Every lull of relative peace dulls us into thinking maybe everything will be ok; every cycle of violence frays the nerves of those of us who can’t help but to feel that vitriol directed at Israel is, at its core, about the problem of Jewish agency and autonomy.
It rattles me when the Seattle City Council puts out statements urging the president to discontinue supporting Israel’s defense — and opens it up to comments on a Jewish holiday.
This initiative, led by Councilmember Kshama Sawant, started as a typo-ridden statement that reduces the conflict into a morality tale between oppressor and oppressed and lightly kisses some anti-Semitic tropes:
Biden asserted the quote-unquote “right” of the aggressor to quote unquote “defend” itself, as though Hamas’ response can be equated with the brutality or scale of Netanyahu’s attack or the decades of racist, vicious policy of the Israeli ruling class. Let’s be clear, the Israeli ruling class has held its boot on the neck of the people of Gaza for decades. This dishonest portrayal of “both sides” and equal responsibility in a situation of apartheid is utterly unconscionable.
The people of Gaza did not start this conflict – Netanyahu and Israeli ruling class did. And while indiscriminate firing of rockets against civilians should of course be opposed, they come as a response to Netanyahu’s brutal attacks.
(Emphasis mine)
A slightly less intense version of this letter demanding condemnation of violence and a discontinuation of military aid and weapons to Israel was sent to be* signed by all nine members of the Council and sent to President Biden. (It does not include Sawant’s original demands, which included socialized health care for Israelis and Palestinians.)
I spent the majority of the last two weeks foggy-headed and unable to sleep well, reading in all my spare moments. The most important reading, I believe, is Matti Friedman’s reporting from seven years ago. (I had the honor of hosting Matti in Seattle a few years ago and he is not just a brilliant reporter and writer, but a great guy.) Start here with his 2014 Atlantic article about how reporters are compromised when covering the conflict. He’s been receiving a bit of attention since the bombing of the Gaza AP office, and he defends, with characteristic integrity, all of his work.
Read Matti’s excellent piece, Jerusalem of Glue, about the beauty and complexity of the city, and listen to him on Unorthodox, where he goes into further detail about how the narrative is crafted the way it is, lays out Hamas’s goals, and meditates on Israeli society’s own unraveling.
I’ve also been simmering with the untold stories, the stories that seem to fall outside the narrative. References to “the Israel-Egyptian blockade” of Gaza. Egypt? That Egypt? And while we’re at it, let’s take a look at Lebanon, where Palestinian refugees have virtually no rights. And Jordan. All of these countries have resisted integrating Palestinian refugees, with the help of Saudi and European money, to hold up a very long game. Not to say anything of the conflict between Hamas and the PLO, fueled by Iran. I am astonished never to see these stories make it into the news.
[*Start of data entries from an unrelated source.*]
template <int TERMS, bool WM0, int MT>
__global__ __launch_bounds__(G_NT) void conv1x1_glds_split_kernel(const ConvArgs a, int ntt, int nmt) {
    constexpr int GS_MT = MT, GS_BMT = 32 * MT, WROWS = 16 * MT;
    extern __shared__ __attribute__((aligned(16))) float smem[];
    constexpr int BK = GS_BK;
    constexpr int STG = BK * G_PBMAX + BK * GS_BMT;
    constexpr int MAXB = ((BK / 4) * 5 + 7) / 8;
    constexpr int NAP = BK * GS_BMT / 256 / 8;
    constexpr int QR = GS_BMT / 4, RPP = 64 / QR;
    float* cf = smem + GS_NST * STG;
    float* Ss = cf + 3 * a.K;
    float* Bc = Ss + 2 * 4 * BM;

    TG_T(tt0);
    const int tid = threadIdx.x, lane = tid & 63, wave = tid >> 6;
    const int j = lane & 15, kq = lane >> 4, wm = wave >> 2, wn = wave & 3;
    const int V = a.V, K = a.K, LB = a.LB;
    const int rot = ((LB & 31) + 16) & 31;
    int g, mtile;
    {
        const int L = blockIdx.x, ng = a.N * ntt;
        if ((ng & 7) == 0) { const int xcd = L & 7, i = L >> 3; mtile = i % nmt; g = (i / nmt) * 8 + xcd; }
        else { g = L / nmt; mtile = L - g * nmt; }
    }
    const int n = g / ntt, tt = g - n * ntt;
    const int m0 = mtile * GS_BMT, t0 = tt * a.BT;
    const int bt = min(a.BT, a.T_out - t0);
    const int ncols = bt * V;
    const long long TV = (long long)a.T_in * V;

    for (int e = tid; e < K; e += G_NT) {
        int ch = a.src.coff + e;
        cf[e] = a.src.coef ? a.src.coef[ch] : 1.f;
        cf[K + e] = (a.src.coef && a.src.x2) ? a.src.coef[a.src.ctot + ch] : 0.f;
        cf[2 * K + e] = a.src.coef ? a.src.coef[2 * a.src.ctot + ch] : 0.f;
    }
    const bool plain = !a.src.coef;
    const int nsrc = a.src.x2 ? 2 : 1;

    const int NQ = (LB + 63) >> 6, NI1 = (BK / 4) * NQ;
    int b_rel[MAXB], b_dst[MAXB];
    bool b_ok[MAXB], b_on[MAXB];
    int nissue = 0;
#pragma unroll
    for (int i = 0; i < MAXB; ++i) {
        const int id = wave + i * 8;
        const bool idok = id < NI1;
        const int grp = (idok ? id : 0) / NQ, q = (idok ? id : 0) - grp * NQ;
        const int f = q * 256 + lane * 4;
        const int r = f / LB, off = f - r * LB;
        int col = off + (r & 1) * rot;
        if (col >= LB) col -= LB;
        b_ok[i] = idok && r < 4 && col < ncols;
        b_rel[i] = (int)((grp * 4 + r) * TV) + col;
        b_dst[i] = grp * 4 * LB + q * 256;
        b_on[i] = __ballot(b_ok[i]) != 0ull;
        nissue += b_on[i] ? 1 : 0;
    }
    const long long xoff = ((long long)n * a.src.ctot + a.src.coff) * TV + (long long)t0 * V;
    const float* xb1 = a.src.x1 + xoff;
    const float* xb2 = a.src.x2 ? a.src.x2 + xoff : nullptr;
    const int nchk = K / BK;
    int a_rel[NAP], a_dst[NAP];
    bool a_ok[NAP];
#pragma unroll
    for (int i = 0; i < NAP; ++i) {
// ... 39 lines not shown
#pragma unroll
    for (int mt = 0; mt < GS_MT; ++mt) {
        const int m = wm * WROWS + mt * 16 + j;
        aoff[mt] = WM0 ? m : (((m >> 2) ^ ((kq & 1) << 2)) << 2) + (m & 3);
    }
    f32x4 acc[GS_MT][G_CWT];
#pragma unroll
    for (int mt = 0; mt < GS_MT; ++mt)
#pragma unroll
        for (int c = 0; c < G_CWT; ++c) acc[mt][c] = (f32x4){0.f, 0.f, 0.f, 0.f};
    float bsum[GS_MT];
#pragma unroll
    for (int mt = 0; mt < GS_MT; ++mt) bsum[mt] = 0.f;

    __syncthreads();
    const int nch = nsrc * nchk;
    issue(0);
    TG_T(tt1); TG_ACC(0, tt1 - tt0);
    for (int c = 0; c < nch; ++c) {
        TG_T(ta);
        asm volatile("s_waitcnt vmcnt(0)" ::: "memory");
        TG_T(tb); TG_ACC(2, tb - ta);
        asm volatile("s_waitcnt lgkmcnt(0)\n\ts_barrier" ::: "memory");
        TG_T(tc); TG_ACC(4, tc - tb);
        if (c + 1 < nch) issue(c + 1);
        TG_T(td); TG_ACC(5, td - tc);
        const float* st = smem + (c % GS_NST) * STG;
        const float* As = st + BK * G_PBMAX;
        const int k0 = (c % nchk) * BK;
        float cs[8], c0[8];
        if (!plain) {
            const float* cc1 = cf + (c < nchk ? 0 : K) + k0 + kq;
#pragma unroll
            for (int e = 0; e < 8; ++e) { cs[e] = cc1[4 * e]; c0[e] = c < nchk ? cf[2 * K + k0 + 4 * e + kq] : 0.f; }
        }
        bf16x8_t ah[GS_MT], al[GS_MT];
#pragma unroll
        for (int mt = 0; mt < GS_MT; ++mt) {
            f32x4 v0, v1;
            if constexpr (WM0) {
                const int m = aoff[mt];
#pragma unroll
                for (int e = 0; e < 4; ++e) { v0[e] = As[m * BK + 4 * (e ^ (m & 7)) + kq]; v1[e] = As[m * BK + 4 * ((e + 4) ^ (m & 7)) + kq]; }
            } else {
#pragma unroll
                for (int e = 0; e < 4; ++e) { v0[e] = As[(4 * e + kq) * GS_BMT + aoff[mt]]; v1[e] = As[(4 * (e + 4) + kq) * GS_BMT + aoff[mt]]; }
            }
            if (!plain) {
#pragma unroll
                for (int e = 0; e < 4; ++e) {
                    bsum[mt] = fmaf(v0[e], c0[e], fmaf(v1[e], c0[e + 4], bsum[mt]));
                    v0[e] *= cs[e]; v1[e] *= cs[e + 4];
                }
            }
            split_bf16x8(v0, v1, ah[mt], al[mt]);
        }
        TG_T(te); TG_ACC(3, te - td);
#pragma unroll
        for (int cc = 0; cc < G_CWT; ++cc) {
            f32x4 v0, v1;
#pragma unroll
            for (int e = 0; e < 4; ++e) { v0[e] = st[(4 * e + kq) * LB + bslot[cc]]; v1[e] = st[(4 * (e + 4) + kq) * LB + bslot[cc]]; }
            bf16x8_t bh, bl;
            split_bf16x8(v0, v1, bh, bl);
#pragma unroll
            for (int mt = 0; mt < GS_MT; ++mt) acc[mt][cc] = mfma_split(ah[mt], al[mt], bh, bl, acc[mt][cc]);
        }
        TG_T(tf); TG_ACC(6, tf - te);
    }
    TG_T(tg0);

    constexpr int PT = G_CWT * 64 + 4, RP = 32;
    float* Tt = smem;
    if (a.stats_part) {
        for (int e = tid; e < 2 * 4 * BM; e += G_NT) Ss[e] = 0.f;
    }
#pragma unroll
    for (int mt = 0; mt < GS_MT; ++mt) {
        float t = bsum[mt];
        t += __shfl_xor(t, 16); t += __shfl_xor(t, 32);
        if (wn == 0 && kq == 0) Bc[wm * WROWS + mt * 16 + j] = t;
    }
    for (int r0 = 0; r0 < GS_BMT; r0 += RP) {
        __syncthreads();
        if (wm * WROWS <= r0 && r0 < wm * WROWS + WROWS) {
            const int mtb = (r0 - wm * WROWS) / 16;
#pragma unroll
            for (int mt2 = 0; mt2 < 2; ++mt2)
#pragma unroll
                for (int c = 0; c < G_CWT; ++c) {
                    const int col = (wn * G_CWT + c) * 16 + j;
#pragma unroll
                    for (int r = 0; r < 4; ++r) {
                        const f32x4 v = (MT == 2 || mtb == 0) ? acc[mt2][c] : acc[(MT == 2 ? 0 : 2) + mt2][c];
                        Tt[(mt2 * 16 + kq * 4 + r) * PT + col] = v[r] + Bc[r0 + mt2 * 16 + kq * 4 + r];
                    }
                }
        }
        __syncthreads();
        staged_rows<G_NT>(a, Tt, PT, RP, r0, GS_BMT, m0, n, t0, ncols, Ss + 0, V, 0);
    }
    if (a.stats_part) {
        __syncthreads();
        if (tid < 2 * GS_BMT) {
            int stt = tid / GS_BMT, row = tid - stt * GS_BMT;
            int m = m0 + row;
            if (m < a.M) a.stats_part[((long long)stt * a.stats_ctot + a.stats_coff + m) * a.nparts + g] = Ss[stt * 4 * BM + row];
        }
    }
    TG_T(tg1); TG_ACC(7, tg1 - tg0); TG_ACC(8, tg1 - tt0); TG_ACC(9, 1);
}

It’s hard to take this all in and view the current conflict as a morality play with Israel as the villain.
Another thing that I think about: language. “Trauma.” “Palestine.” How have these words changed and influenced new meanings? The idea that Jews have to work through “trauma,” or that we have “learned” from our oppressors to oppress others due to our own trauma, deserves some more unpacking. (What I think we’ve “learned” from our oppressors is that…they like to kill us?)
I have been very struck by the widespread use of “Palestine,” as if it’s a country. It would be nice if it were, but it’s not (yet). The media has been very comfortable making this shift. I think it is reflective of the postmodern practice of using words to construct new realities.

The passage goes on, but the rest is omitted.